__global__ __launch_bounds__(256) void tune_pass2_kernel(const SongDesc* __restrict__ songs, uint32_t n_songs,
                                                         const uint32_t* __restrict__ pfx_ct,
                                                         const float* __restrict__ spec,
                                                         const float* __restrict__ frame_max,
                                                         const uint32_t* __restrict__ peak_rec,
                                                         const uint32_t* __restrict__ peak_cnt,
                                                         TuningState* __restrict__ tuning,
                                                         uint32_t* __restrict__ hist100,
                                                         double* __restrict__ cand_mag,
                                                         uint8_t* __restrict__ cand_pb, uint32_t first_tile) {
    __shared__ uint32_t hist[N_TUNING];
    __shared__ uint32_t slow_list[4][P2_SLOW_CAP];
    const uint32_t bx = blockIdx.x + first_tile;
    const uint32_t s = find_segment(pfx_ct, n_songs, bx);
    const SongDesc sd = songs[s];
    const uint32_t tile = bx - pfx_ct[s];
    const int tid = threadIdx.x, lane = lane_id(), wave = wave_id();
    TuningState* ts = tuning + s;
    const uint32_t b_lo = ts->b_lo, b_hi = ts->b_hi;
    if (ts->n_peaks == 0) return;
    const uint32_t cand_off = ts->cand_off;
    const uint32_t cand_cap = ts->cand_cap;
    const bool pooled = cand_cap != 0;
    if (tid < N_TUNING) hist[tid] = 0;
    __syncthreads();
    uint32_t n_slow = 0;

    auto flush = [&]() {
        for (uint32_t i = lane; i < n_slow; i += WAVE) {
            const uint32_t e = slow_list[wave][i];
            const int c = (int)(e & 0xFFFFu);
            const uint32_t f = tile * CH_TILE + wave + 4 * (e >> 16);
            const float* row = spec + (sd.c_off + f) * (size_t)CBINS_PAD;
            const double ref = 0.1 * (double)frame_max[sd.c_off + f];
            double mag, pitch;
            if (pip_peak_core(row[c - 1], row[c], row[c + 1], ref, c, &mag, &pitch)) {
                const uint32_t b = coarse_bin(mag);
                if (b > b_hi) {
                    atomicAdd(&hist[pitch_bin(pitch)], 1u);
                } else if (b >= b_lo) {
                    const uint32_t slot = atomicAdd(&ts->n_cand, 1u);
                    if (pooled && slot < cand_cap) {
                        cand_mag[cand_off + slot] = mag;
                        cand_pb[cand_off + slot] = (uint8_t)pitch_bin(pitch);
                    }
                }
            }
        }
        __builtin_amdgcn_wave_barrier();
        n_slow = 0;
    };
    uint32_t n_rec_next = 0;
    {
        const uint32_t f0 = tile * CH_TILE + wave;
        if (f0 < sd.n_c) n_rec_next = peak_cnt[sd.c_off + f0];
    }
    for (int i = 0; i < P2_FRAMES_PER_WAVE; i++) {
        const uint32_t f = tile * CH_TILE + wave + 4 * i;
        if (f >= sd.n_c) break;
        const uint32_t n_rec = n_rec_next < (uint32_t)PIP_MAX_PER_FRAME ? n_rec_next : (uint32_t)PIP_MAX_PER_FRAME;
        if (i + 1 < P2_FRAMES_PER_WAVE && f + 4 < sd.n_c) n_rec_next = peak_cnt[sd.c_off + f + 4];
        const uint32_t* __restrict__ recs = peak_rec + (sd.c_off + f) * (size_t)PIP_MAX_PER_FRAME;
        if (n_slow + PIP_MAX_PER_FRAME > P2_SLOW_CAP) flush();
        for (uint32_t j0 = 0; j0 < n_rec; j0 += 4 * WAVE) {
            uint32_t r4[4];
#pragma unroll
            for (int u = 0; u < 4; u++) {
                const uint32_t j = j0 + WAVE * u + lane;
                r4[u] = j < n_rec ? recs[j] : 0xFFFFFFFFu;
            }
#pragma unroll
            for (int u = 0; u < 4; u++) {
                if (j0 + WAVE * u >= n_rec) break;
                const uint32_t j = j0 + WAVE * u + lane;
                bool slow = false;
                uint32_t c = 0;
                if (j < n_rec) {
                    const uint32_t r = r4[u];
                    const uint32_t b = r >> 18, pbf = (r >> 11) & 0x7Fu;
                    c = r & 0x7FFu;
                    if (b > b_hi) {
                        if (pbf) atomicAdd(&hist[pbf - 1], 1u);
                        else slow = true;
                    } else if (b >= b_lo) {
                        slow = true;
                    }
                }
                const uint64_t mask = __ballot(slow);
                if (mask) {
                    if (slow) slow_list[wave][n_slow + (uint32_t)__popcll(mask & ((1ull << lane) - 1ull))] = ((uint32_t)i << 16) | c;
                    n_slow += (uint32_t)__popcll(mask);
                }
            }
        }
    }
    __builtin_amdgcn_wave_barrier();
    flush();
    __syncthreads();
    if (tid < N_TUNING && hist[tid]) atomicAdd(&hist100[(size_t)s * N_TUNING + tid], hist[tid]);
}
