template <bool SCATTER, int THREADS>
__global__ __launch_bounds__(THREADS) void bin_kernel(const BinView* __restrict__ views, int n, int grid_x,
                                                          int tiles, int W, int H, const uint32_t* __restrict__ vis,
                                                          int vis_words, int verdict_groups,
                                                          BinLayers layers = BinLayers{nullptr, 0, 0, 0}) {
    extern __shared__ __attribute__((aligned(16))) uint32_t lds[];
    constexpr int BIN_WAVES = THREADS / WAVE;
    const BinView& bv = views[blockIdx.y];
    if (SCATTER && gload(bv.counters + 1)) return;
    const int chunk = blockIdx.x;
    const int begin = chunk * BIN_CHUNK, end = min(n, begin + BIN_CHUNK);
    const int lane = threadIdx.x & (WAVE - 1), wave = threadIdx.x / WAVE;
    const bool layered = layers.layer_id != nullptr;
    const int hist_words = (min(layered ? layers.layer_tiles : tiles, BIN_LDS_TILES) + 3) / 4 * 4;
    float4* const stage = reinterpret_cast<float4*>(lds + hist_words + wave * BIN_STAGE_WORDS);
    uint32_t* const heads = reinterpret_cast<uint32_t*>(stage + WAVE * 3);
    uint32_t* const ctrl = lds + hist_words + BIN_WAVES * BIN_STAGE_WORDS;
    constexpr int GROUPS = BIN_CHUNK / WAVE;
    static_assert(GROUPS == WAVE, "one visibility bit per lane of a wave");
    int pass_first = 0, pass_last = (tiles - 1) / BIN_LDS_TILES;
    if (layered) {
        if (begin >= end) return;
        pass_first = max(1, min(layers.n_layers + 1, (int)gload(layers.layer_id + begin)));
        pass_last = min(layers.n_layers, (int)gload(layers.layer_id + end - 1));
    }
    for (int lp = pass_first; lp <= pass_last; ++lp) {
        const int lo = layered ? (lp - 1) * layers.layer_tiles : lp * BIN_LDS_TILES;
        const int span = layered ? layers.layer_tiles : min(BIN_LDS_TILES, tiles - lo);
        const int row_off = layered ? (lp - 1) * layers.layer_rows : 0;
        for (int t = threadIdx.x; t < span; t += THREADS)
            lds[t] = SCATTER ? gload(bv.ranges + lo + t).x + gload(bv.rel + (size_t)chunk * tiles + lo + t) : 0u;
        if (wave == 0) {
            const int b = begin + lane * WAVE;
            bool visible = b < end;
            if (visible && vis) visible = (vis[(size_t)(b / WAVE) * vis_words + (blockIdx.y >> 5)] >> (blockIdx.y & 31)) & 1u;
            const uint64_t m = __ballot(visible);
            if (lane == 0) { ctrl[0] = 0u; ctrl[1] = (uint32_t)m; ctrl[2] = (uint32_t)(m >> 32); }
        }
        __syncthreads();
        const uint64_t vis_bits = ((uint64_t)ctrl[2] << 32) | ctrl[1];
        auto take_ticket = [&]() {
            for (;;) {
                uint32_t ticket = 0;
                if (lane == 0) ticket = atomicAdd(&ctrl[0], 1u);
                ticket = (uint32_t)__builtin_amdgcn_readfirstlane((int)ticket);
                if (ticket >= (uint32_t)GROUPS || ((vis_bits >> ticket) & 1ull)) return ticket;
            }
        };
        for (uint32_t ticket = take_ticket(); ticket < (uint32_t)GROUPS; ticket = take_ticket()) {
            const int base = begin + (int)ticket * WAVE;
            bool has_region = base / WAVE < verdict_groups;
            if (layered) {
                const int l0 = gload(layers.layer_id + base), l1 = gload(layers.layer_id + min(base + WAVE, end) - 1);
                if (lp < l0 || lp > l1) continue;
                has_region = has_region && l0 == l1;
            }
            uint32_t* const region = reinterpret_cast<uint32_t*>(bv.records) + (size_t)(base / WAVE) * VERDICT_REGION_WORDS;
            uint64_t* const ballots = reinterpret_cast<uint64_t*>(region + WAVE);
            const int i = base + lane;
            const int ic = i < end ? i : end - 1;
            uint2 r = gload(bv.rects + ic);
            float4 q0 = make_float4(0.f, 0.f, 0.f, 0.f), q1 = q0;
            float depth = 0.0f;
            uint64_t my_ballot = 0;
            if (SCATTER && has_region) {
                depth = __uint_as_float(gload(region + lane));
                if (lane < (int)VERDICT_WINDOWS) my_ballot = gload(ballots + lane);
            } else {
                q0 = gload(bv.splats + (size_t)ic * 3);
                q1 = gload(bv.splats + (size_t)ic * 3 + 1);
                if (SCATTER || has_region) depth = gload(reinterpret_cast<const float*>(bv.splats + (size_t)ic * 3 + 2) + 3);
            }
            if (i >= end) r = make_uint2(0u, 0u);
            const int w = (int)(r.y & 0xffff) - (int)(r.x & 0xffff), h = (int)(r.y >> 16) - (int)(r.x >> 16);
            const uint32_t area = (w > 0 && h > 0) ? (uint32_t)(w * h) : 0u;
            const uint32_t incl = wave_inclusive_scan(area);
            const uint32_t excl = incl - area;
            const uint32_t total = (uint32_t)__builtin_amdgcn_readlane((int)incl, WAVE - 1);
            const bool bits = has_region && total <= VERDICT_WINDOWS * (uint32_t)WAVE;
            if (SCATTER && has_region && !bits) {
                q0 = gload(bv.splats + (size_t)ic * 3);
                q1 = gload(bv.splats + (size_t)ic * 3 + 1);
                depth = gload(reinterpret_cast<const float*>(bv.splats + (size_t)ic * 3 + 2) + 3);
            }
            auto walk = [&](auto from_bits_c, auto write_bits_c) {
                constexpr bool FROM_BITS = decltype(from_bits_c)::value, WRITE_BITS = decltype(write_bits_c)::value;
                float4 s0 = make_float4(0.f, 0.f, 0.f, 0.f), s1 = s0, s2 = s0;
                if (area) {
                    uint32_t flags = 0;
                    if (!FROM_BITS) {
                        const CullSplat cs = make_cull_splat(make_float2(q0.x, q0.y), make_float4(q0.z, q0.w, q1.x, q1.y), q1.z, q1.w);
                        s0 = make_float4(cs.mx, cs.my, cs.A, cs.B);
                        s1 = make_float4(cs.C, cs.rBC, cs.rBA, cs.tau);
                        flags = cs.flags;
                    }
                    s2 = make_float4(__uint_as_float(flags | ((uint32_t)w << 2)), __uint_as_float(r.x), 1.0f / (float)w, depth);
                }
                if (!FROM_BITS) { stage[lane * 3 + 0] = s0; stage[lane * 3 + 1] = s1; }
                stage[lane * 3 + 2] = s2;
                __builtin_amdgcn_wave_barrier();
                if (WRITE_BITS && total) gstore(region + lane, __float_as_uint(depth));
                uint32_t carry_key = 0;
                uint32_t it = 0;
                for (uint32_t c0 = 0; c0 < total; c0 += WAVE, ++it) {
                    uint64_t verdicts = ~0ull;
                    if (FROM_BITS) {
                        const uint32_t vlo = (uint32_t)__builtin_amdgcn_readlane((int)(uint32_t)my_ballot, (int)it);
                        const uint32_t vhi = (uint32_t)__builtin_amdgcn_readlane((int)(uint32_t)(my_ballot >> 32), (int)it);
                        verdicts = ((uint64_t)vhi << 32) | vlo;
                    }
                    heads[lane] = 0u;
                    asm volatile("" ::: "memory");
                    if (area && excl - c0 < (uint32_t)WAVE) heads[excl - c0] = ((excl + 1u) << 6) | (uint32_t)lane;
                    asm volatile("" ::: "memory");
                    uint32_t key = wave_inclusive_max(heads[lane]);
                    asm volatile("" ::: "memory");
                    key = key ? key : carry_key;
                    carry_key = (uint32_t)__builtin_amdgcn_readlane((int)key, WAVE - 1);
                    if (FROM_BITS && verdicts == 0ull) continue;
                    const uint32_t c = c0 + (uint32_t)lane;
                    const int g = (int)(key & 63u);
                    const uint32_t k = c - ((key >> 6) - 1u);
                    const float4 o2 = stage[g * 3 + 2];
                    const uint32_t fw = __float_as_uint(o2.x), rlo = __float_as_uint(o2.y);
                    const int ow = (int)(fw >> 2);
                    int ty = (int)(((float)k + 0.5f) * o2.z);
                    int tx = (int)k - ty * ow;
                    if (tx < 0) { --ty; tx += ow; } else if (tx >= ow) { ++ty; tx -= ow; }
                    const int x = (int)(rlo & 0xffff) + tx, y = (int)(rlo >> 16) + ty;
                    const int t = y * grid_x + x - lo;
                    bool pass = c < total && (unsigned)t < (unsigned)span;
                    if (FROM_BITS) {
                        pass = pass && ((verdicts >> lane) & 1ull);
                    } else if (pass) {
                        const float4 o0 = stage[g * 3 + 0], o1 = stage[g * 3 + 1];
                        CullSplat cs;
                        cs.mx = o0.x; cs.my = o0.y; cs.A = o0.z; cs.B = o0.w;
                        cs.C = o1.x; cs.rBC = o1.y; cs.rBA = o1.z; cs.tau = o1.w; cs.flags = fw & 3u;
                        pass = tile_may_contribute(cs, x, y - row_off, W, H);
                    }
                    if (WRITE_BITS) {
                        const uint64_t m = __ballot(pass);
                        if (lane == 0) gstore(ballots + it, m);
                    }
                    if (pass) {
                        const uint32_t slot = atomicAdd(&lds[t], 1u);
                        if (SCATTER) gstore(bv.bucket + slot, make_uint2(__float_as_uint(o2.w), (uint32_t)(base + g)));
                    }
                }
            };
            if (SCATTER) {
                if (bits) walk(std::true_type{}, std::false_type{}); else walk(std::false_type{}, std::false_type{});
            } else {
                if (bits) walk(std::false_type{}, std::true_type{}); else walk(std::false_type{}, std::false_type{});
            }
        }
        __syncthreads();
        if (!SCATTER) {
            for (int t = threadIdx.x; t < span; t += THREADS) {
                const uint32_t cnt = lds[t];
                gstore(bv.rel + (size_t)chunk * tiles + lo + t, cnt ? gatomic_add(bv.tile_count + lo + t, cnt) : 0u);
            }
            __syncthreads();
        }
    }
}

## TASK DETAILS:
Go through the records line by line, and copy each line that holds the string "ballots".

## TASK RESPONSE:
            uint64_t* const ballots = reinterpret_cast<uint64_t*>(region + WAVE);
                if (lane < (int)VERDICT_WINDOWS) my_ballot = gload(ballots + lane);
                        if (lane == 0) gstore(ballots + it, m);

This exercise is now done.